EXERCISE INSTRUCTIONS: Please state how many lines in the records below contain the word "every"; the number alone is the answer.

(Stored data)
# # #

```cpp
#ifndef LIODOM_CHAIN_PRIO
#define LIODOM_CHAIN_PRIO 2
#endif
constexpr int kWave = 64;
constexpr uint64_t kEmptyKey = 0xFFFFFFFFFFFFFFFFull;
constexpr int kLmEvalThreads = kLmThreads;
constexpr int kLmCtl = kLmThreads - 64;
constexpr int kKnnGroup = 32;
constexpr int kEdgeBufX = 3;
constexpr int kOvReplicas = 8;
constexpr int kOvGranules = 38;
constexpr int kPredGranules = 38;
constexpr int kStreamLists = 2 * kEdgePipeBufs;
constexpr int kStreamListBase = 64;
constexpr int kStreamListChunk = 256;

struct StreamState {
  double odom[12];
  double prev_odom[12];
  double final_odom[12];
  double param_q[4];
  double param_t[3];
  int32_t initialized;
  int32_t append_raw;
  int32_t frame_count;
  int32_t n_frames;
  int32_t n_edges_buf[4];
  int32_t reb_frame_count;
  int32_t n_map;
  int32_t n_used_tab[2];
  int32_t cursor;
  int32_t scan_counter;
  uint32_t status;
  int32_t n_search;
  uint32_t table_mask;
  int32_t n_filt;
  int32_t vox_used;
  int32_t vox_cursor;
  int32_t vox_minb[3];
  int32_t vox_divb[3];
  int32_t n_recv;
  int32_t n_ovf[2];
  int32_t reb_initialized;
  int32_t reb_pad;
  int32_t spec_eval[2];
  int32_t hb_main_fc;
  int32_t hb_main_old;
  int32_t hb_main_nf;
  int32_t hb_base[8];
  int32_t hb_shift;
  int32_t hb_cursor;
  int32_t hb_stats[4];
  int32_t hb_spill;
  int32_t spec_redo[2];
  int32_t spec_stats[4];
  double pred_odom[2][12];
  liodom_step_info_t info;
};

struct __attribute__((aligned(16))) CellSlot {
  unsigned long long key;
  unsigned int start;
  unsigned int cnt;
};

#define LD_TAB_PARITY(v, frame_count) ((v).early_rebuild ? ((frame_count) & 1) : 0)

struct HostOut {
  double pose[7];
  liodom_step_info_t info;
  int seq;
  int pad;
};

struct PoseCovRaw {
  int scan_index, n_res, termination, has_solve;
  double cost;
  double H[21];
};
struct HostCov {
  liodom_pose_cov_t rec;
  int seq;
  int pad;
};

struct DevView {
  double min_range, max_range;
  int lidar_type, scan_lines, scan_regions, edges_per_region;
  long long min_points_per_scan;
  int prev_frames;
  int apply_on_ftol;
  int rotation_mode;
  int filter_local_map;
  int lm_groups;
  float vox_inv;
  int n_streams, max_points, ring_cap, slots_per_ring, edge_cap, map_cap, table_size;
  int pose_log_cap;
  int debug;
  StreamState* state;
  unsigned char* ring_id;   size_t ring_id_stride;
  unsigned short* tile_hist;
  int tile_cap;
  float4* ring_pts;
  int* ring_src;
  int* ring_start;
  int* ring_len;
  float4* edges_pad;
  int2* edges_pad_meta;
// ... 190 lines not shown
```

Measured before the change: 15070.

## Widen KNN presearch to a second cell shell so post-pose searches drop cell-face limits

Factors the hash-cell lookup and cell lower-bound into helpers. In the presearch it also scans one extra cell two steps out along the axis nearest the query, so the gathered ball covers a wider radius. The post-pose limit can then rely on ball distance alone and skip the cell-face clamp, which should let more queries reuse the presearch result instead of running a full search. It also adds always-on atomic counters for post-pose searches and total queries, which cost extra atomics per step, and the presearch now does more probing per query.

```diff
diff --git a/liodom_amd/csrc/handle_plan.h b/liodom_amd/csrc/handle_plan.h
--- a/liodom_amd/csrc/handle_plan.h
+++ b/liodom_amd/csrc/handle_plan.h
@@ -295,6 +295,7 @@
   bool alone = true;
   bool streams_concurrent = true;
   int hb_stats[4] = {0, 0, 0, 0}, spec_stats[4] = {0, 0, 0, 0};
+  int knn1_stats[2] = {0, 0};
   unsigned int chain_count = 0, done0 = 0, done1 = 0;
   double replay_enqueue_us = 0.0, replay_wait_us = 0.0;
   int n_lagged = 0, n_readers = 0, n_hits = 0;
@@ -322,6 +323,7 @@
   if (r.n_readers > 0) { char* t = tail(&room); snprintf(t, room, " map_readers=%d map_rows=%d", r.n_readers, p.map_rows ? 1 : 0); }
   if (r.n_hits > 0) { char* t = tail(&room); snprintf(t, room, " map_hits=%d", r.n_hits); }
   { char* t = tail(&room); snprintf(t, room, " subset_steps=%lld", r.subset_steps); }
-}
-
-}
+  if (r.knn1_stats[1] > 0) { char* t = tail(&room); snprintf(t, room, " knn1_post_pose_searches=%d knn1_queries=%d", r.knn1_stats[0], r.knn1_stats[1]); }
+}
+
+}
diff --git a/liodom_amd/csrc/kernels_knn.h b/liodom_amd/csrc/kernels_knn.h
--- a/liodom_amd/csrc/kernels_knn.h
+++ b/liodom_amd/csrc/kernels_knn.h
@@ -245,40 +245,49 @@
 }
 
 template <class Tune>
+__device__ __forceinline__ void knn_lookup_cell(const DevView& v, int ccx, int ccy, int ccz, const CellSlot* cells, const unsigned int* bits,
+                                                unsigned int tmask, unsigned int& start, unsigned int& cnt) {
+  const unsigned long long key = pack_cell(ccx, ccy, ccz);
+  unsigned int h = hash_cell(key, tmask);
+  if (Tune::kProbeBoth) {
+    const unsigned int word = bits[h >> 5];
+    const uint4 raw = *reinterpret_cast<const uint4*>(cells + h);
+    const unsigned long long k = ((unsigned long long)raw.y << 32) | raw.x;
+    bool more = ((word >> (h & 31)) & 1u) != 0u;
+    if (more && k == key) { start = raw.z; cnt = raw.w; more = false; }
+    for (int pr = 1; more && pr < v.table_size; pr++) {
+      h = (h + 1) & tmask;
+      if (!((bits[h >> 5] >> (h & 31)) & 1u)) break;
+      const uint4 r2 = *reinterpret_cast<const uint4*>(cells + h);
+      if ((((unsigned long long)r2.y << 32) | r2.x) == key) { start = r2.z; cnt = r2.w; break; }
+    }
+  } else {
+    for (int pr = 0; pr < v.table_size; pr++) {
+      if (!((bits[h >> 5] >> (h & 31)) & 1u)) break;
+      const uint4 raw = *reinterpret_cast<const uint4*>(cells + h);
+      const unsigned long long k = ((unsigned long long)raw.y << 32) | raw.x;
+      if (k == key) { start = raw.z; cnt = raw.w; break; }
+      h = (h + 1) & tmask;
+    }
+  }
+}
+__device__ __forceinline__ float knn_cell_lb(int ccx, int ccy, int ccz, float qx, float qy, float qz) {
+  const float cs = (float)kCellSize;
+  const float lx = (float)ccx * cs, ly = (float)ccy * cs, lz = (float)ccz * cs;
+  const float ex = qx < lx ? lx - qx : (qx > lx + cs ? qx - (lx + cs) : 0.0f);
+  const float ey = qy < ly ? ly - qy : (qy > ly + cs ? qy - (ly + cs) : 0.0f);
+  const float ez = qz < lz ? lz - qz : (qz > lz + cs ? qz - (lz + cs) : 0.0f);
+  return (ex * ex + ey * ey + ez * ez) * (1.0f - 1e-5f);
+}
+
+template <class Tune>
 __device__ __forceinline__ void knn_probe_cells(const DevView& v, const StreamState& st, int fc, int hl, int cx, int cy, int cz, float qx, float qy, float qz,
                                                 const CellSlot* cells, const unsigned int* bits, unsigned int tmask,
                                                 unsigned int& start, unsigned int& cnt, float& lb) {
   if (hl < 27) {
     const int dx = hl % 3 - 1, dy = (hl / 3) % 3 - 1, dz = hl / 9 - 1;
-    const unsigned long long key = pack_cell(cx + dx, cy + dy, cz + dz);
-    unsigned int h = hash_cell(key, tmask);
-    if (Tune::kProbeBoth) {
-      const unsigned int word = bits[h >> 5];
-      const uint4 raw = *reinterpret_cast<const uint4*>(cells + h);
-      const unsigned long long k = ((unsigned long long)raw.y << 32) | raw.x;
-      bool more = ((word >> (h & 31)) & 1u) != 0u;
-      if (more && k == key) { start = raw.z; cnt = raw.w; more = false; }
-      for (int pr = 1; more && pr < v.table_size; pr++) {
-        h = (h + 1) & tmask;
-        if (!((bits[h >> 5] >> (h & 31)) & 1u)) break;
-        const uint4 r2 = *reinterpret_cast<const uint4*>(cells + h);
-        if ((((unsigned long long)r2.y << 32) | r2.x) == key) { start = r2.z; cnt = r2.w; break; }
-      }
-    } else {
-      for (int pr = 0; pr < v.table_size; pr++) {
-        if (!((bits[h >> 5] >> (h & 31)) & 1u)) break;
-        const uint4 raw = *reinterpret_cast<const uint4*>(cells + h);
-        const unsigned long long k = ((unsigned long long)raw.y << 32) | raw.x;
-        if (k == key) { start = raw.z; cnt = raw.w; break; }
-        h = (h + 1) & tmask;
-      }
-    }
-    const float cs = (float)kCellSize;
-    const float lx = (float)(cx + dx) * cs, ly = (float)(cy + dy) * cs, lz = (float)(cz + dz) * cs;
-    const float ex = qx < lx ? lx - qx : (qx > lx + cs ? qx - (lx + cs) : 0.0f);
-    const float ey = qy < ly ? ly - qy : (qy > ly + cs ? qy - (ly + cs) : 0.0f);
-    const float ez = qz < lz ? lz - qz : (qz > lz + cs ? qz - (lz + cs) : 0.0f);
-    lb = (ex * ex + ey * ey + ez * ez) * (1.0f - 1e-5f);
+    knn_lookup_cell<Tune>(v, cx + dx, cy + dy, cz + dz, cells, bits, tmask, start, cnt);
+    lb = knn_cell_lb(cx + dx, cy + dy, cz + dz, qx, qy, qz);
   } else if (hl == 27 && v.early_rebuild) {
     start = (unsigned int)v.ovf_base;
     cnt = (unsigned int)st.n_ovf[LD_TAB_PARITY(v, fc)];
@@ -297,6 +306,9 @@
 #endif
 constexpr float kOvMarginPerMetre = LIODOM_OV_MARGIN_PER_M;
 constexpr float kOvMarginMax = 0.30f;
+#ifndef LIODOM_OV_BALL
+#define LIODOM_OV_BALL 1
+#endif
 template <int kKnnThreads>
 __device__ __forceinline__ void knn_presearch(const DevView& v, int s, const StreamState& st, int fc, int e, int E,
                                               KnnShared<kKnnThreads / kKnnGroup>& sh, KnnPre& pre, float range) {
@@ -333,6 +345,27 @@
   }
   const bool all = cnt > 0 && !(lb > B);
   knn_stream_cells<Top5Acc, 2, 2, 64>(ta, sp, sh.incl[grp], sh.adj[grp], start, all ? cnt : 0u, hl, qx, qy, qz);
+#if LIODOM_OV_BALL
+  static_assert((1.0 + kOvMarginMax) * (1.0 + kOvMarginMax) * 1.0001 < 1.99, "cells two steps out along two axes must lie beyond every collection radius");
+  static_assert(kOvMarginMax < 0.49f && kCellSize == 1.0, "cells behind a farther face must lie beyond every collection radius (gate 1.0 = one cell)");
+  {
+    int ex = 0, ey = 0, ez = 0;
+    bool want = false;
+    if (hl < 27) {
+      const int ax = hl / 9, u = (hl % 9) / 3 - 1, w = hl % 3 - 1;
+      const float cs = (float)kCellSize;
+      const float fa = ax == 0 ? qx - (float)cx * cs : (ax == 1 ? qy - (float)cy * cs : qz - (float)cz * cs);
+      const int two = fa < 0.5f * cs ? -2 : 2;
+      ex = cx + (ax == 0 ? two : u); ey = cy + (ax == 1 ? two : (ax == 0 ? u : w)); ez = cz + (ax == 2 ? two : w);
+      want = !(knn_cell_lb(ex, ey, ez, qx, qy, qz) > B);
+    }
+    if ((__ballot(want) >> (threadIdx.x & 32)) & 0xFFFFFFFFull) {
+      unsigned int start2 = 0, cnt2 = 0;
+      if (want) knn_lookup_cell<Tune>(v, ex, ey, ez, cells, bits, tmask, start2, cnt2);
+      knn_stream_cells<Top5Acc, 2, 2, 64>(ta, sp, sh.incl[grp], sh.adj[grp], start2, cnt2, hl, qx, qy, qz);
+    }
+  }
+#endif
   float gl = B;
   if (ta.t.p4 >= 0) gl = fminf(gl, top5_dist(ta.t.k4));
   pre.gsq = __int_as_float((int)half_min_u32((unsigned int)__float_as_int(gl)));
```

# # #

REPLY: 2